Instructions to follow:
Return the lines of the data below in which the string "void" occurs.

Data:
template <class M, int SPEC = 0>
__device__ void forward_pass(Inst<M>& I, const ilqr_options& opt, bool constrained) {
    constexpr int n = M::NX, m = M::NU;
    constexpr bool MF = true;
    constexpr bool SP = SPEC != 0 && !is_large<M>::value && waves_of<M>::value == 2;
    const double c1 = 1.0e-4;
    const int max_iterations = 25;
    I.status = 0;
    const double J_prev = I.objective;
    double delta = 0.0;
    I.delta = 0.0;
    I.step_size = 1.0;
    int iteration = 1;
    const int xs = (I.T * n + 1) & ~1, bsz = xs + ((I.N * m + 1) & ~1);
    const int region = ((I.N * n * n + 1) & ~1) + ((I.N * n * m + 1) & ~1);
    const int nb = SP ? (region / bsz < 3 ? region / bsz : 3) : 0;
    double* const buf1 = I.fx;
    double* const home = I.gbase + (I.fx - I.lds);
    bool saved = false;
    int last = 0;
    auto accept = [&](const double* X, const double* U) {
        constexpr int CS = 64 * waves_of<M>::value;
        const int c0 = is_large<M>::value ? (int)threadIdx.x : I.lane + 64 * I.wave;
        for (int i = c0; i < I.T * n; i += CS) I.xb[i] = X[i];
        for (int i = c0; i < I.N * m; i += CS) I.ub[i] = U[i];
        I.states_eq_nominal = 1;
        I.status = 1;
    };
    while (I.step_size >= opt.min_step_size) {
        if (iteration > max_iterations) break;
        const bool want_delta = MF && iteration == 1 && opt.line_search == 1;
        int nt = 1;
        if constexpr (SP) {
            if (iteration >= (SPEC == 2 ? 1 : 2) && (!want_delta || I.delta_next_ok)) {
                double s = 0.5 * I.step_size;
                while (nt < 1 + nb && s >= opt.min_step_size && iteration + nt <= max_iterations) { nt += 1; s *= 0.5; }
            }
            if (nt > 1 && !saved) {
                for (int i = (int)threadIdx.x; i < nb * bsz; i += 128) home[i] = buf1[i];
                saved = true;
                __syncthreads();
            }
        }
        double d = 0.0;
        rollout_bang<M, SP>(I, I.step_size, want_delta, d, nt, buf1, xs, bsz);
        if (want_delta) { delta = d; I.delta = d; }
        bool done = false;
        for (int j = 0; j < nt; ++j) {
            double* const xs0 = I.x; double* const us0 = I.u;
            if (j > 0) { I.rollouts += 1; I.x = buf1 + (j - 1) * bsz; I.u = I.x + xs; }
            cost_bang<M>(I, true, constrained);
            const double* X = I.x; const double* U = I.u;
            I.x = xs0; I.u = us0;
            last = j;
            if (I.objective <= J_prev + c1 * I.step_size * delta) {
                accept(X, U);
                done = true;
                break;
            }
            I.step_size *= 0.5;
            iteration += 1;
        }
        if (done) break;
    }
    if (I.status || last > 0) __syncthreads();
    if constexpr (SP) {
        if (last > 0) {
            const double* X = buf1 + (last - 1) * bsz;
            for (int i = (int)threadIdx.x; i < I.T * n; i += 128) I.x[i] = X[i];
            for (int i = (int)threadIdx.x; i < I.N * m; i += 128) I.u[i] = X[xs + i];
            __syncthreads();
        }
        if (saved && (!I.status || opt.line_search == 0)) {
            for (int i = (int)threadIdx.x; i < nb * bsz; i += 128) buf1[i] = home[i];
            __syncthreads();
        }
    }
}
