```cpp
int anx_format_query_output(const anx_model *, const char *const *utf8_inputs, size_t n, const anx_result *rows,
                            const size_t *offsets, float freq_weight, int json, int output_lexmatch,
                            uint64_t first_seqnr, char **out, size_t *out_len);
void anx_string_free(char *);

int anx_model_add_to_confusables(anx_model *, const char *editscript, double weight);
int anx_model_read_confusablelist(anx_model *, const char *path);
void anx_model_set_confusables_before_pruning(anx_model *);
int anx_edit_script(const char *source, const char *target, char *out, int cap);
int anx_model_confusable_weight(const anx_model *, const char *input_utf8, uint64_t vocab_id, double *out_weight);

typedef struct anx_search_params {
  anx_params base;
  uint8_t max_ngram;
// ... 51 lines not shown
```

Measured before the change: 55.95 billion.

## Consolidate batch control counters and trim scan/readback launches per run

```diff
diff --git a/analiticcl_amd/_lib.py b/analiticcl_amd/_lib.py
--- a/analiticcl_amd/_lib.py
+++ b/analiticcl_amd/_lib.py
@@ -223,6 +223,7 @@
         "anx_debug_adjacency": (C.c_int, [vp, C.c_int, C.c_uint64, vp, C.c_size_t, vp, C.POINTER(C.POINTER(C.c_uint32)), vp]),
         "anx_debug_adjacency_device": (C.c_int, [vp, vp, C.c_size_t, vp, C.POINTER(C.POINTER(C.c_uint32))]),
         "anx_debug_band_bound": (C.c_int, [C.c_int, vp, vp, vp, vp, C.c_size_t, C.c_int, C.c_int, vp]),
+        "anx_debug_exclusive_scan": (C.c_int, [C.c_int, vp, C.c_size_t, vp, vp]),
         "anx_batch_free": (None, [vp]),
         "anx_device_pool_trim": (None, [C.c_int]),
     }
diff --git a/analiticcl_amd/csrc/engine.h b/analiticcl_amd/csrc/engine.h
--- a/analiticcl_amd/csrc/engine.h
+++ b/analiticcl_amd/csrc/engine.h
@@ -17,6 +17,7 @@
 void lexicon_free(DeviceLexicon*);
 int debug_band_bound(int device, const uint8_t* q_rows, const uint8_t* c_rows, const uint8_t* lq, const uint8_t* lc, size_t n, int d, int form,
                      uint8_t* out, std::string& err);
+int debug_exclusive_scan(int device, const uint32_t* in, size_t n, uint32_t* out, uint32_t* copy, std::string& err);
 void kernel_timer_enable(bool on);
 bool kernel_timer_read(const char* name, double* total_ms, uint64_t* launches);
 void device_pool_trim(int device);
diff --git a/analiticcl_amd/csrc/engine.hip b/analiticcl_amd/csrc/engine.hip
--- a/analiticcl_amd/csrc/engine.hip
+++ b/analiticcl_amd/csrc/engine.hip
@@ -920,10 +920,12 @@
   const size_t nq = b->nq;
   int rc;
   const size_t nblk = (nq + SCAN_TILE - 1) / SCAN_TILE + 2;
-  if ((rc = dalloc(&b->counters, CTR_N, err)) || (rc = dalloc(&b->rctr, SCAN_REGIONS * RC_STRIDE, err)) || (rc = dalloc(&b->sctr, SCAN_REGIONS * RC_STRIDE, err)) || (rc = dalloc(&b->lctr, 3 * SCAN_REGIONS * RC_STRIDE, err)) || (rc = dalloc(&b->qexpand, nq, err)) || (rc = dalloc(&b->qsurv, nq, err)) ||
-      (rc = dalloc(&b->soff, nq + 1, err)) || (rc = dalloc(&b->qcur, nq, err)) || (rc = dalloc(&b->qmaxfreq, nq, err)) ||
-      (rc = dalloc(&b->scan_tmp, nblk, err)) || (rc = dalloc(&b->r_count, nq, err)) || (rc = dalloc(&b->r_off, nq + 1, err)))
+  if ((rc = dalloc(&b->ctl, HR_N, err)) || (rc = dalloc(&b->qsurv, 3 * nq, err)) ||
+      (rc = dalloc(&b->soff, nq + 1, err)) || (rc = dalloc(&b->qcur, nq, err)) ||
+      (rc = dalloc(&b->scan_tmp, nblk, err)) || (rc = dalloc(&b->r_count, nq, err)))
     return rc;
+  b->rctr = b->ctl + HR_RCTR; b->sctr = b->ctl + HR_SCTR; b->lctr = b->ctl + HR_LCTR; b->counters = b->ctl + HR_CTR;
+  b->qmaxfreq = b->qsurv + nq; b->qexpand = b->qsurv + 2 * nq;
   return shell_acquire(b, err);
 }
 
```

Written response:
__device__ void forward_pass(Inst<M>& I, const ilqr_options& opt, bool constrained) {
void anx_string_free(char *);
void anx_model_set_confusables_before_pruning(anx_model *);
 void lexicon_free(DeviceLexicon*);
 void kernel_timer_enable(bool on);
 void device_pool_trim(int device);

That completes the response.